I work in a plastic factory


----------



## Ja'eh (Jan 8, 2007)

I work for CISIS.


----------



## [email protected]° (Jun 16, 2004)

I am a Broadcast Systems Engineer. I work for SNY, the Mets cable TV station in NYC.


----------



## hyphen (Apr 4, 2004)

3D Artist - Infinity Ward


----------



## b_ack51 (Feb 11, 2003)

Senior System Analyst working the role as a Solution Analyst for an Insurance Company.


----------



## AKSkirmish (Jun 24, 2005)

Own my own cigar shops


----------



## Blue Flame (Jan 16, 2006)

I'm an Industrial Sculptor for Chrysler's design studios, and have a small side business working on muscle and tuner cars(Blue Flame Fabricating).


----------



## Ibanez247 (Nov 9, 2006)

Design/Engineer for a kiosk and store fabriaction company called Kiosko. Thank god people need to have their cell phones. Its whats kept us alive during this economy crunch. Majority of our customers are cell phone companies.


----------



## Avatar~God (Oct 21, 2004)

Blue Flame said:


> Design/Engineer for a kiosk and store fabriaction company called Kiosko. Thank god people need to have their cell phones. Its whats kept us alive during this economy crunch. Majority of our customers are cell phone companies.


My dad does heating and cooling and he does alot of work through cell phone companies, he works on the cell phone towers because alot of them have this little building by the tower that have to be cooled. He gets calls at 3 am to go work for them, its nuts.


----------



## roccov12345 (Sep 26, 2008)

Real Estate / Property Management Financial Analyst & full time college student.......


----------



## Boobah (Jan 25, 2005)

roccov12345 said:


> Real Estate / Property Management Financial Analyst & full time college student.......


haha i'm in Resort Real Estate and will be full time college again this fall.


----------



## Piranha Dan (Nov 11, 2007)

Drafter/Designer in the transmission industry. High voltage powerlines and substations.


----------



## His Majesty (Apr 5, 2005)

Student


----------



## TheWayThingsR (Jan 4, 2007)

So the guys who only listed "students" dont have any sort of job? Can you see yourself in it? That silver spoon in your hand? haha

I work for a private security firm. We provide security for Chicago night clubs, athletes, celebs, and events.


----------



## roccov12345 (Sep 26, 2008)

Boobah said:


> Real Estate / Property Management Financial Analyst & full time college student.......

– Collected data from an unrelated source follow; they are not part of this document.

template <typename K, bool HAS_VALUES, int THREADS, int ITEMS, int RB, bool REORDER = false>
__global__ void __launch_bounds__(THREADS) k_rs_pass(const K* __restrict__ keys_in, K* __restrict__ keys_out,
                                                     const uint32_t* __restrict__ vals_in,
                                                     uint32_t* __restrict__ vals_out, uint32_t n, int shift,
                                                     const uint32_t* __restrict__ bin_hist,
                                                     uint32_t* __restrict__ status, uint32_t* __restrict__ ticket,
                                                     const unsigned long long* __restrict__ n_dev = nullptr) {
  rs_pass_body<K, HAS_VALUES, THREADS, ITEMS, RB, REORDER>(keys_in, keys_out, vals_in, vals_out, n, shift, bin_hist, status, ticket, n_dev);
}
template <typename K, int THREADS, int ITEMS, int RB>
__global__ void __launch_bounds__(THREADS) k_rs_pass_b(DevBatch<K> B, uint32_t cap, int begin_bit, int p, uint32_t tiles) {
  const uint32_t y = blockIdx.y;
  uint32_t* ws = B.ws[y];
  const bool odd = (p & 1) != 0;
  rs_pass_body<K, true, THREADS, ITEMS, RB, false>(odd ? B.keys_b[y] : B.keys_a[y], odd ? B.keys_a[y] : B.keys_b[y], odd ? B.vals_b[y] : B.vals_a[y],
                                                   odd ? B.vals_a[y] : B.vals_b[y], cap, begin_bit + p * RB, ws + (size_t)p * kMaxBins,
                                                   ws + ((size_t)kMaxPasses * kMaxBins + kMaxPasses) + (size_t)p * tiles * (1 << RB),
                                                   ws + (size_t)kMaxPasses * kMaxBins + p, B.n_dev[y]);
}

struct Workspace {
  DevBuf<uint32_t> d_ws;
  size_t words = 0;
  int cur = 0;
  size_t dirty[2] = {0, 0};
};
constexpr size_t kHeadWords = (size_t)kMaxPasses * kMaxBins + kMaxPasses;

inline hipError_t ensure(Workspace& w, size_t words, hipStream_t stream) {
  if (words <= w.words) return hipSuccess;
  w.words = 0;
  const size_t cap = ((words + words / 4) + 3) & ~(size_t)3;
  hipError_t e = w.d_ws.try_alloc(2 * cap);
  if (e != hipSuccess) return e;
  e = hipMemsetAsync(w.d_ws, 0, 2 * cap * sizeof(uint32_t), stream);
  if (e != hipSuccess) return e;
  w.words = cap;
  w.cur = 0;
  w.dirty[0] = w.dirty[1] = 0;
  return hipSuccess;
}

template <typename K, bool HAS_VALUES, int THREADS, int ITEMS, int RB, bool REORDER = false>
inline void launch_passes(Workspace& w, K*& kin, K*& kout, uint32_t*& vin, uint32_t*& vout, size_t n, int passes,
                          uint32_t tiles, unsigned begin_bit, hipStream_t stream) {
  constexpr int kBins = 1 << RB;
  uint32_t* base = w.d_ws + (size_t)w.cur * w.words;
  uint32_t* hist = base;
  uint32_t* tickets = base + (size_t)kMaxPasses * kMaxBins;
  uint32_t* status = base + kHeadWords;
  for (int p = 0; p < passes; ++p) {
    hipLaunchKernelGGL((k_rs_pass<K, HAS_VALUES, THREADS, ITEMS, RB, REORDER>), dim3(tiles), dim3(THREADS), 0, stream, kin, kout,
                       vin, vout, (uint32_t)n, (int)begin_bit + p * RB, hist + (size_t)p * kMaxBins,
                       status + (size_t)p * tiles * kBins, tickets + p);
    K* tk = kin; kin = kout; kout = tk;
    uint32_t* tv = vin; vin = vout; vout = tv;
  }
}

template <typename K, bool HAS_VALUES, int RB>
inline hipError_t sort_rb(Workspace& w, K* keys_a, K* keys_b, uint32_t* vals_a, uint32_t* vals_b, size_t n,
                          unsigned begin_bit, unsigned end_bit, hipStream_t stream, K** keys_result,
                          uint32_t** vals_result) {
  constexpr int kBins = 1 << RB;
  const int passes = (int)((end_bit - begin_bit + RB - 1) / RB);
  const bool reorder = !HAS_VALUES && n > (1u << 20);
  const int tile = (n <= (1u << 20)) ? 2048 : (reorder || n <= (1u << 24)) ? 8192 : 16384;
  const uint32_t tiles = (uint32_t)((n + tile - 1) / tile);
  const size_t words = kHeadWords + (size_t)passes * tiles * kBins;
  hipError_t e = ensure(w, words, stream);
  if (e != hipSuccess) return e;
  const int h = w.cur ^ 1;
  hipLaunchKernelGGL((k_rs_hist<K, RB>), dim3((uint32_t)std::min<size_t>((n + 2047) / 2048, kHistBlocks)), dim3(256),
                     (size_t)passes * kBins * sizeof(uint32_t), stream, keys_a, (uint32_t)n, passes, (int)begin_bit,
                     w.d_ws + (size_t)h * w.words, w.d_ws + (size_t)(h ^ 1) * w.words,
                     (uint32_t)((w.dirty[h ^ 1] + 3) & ~(size_t)3));
  w.dirty[h ^ 1] = 0;
  w.dirty[h] = words;
  w.cur = h;
  K* kin = keys_a;
  K* kout = keys_b;
  uint32_t* vin = vals_a;
  uint32_t* vout = vals_b;
  if (tile == 2048) launch_passes<K, HAS_VALUES, 256, 8, RB>(w, kin, kout, vin, vout, n, passes, tiles, begin_bit, stream);
  else if (tile == 8192 && reorder) {
    if constexpr (!HAS_VALUES) launch_passes<K, false, 512, 16, RB, true>(w, kin, kout, vin, vout, n, passes, tiles, begin_bit, stream);
  } else if (tile == 8192) launch_passes<K, HAS_VALUES, 512, 16, RB>(w, kin, kout, vin, vout, n, passes, tiles, begin_bit, stream);
  else launch_passes<K, HAS_VALUES, 512, 32, RB>(w, kin, kout, vin, vout, n, passes, tiles, begin_bit, stream);
  *keys_result = kin;
  if (vals_result) *vals_result = vin;
  return hipGetLastError();
}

haha i'm in Resort Real Estate and will be full time college again this fall.
[/quote]

Oh nice, I would love to take a trip over to the resort side. My fiance used to work in the same field and she loved it! I'm on the commercial/office side so it gets pretty boring at times. Where abouts are you located.....? Please don't say somewhere with Palm trees.....


----------



## sapir (Jun 20, 2008)

TheWayThingsR said:


> So the guys who only listed "students" dont have any sort of job? Can you see yourself in it? That silver spoon in your hand? haha
> 
> I work for a private security firm. We provide security for Chicago night clubs, athletes, celebs, and events.


a student in high school not college, i work during the summer doing what ever job i can to save up for a car but i dont have a job at the moment


----------



## His Majesty (Apr 5, 2005)

TheWayThingsR said:


> *So the guys who only listed "students" dont have any sort of job? Can you see yourself in it? That silver spoon in your hand? haha*
> 
> I work for a private security firm. We provide security for Chicago night clubs, athletes, celebs, and events.


no i dont have a job. i get an allowence from my parents. this is as long as i put myself through further education.

i sometimes help my dad out at his buisness when he is short a few staff members. but i dont have a proper regular job. 
its the perks of being young


----------



## roccov12345 (Sep 26, 2008)

Trigger lover said:


> *So the guys who only listed "students" dont have any sort of job? Can you see yourself in it? That silver spoon in your hand? haha*
> 
> I work for a private security firm. We provide security for Chicago night clubs, athletes, celebs, and events.


no i dont have a job. i get an allowence from my parents. this is as long as i put myself through further education.

i sometimes help my dad out at his buisness when he is short a few staff members. but i dont have a proper regular job. 
its the perks of being young









[/quote]

I wish I could of gone to college w/o a job. Consider yourself lucky!


----------



## Blue Flame (Jan 16, 2006)

Avatar~God said:


> I'm an Industrial Sculptor for Chrysler's design studios, and have a small side business working on muscle and tuner cars(Blue Flame Fabricating).


Really cool man, your a lucky man to keep that job half the people I know that work for Chrysler got laid off or worse.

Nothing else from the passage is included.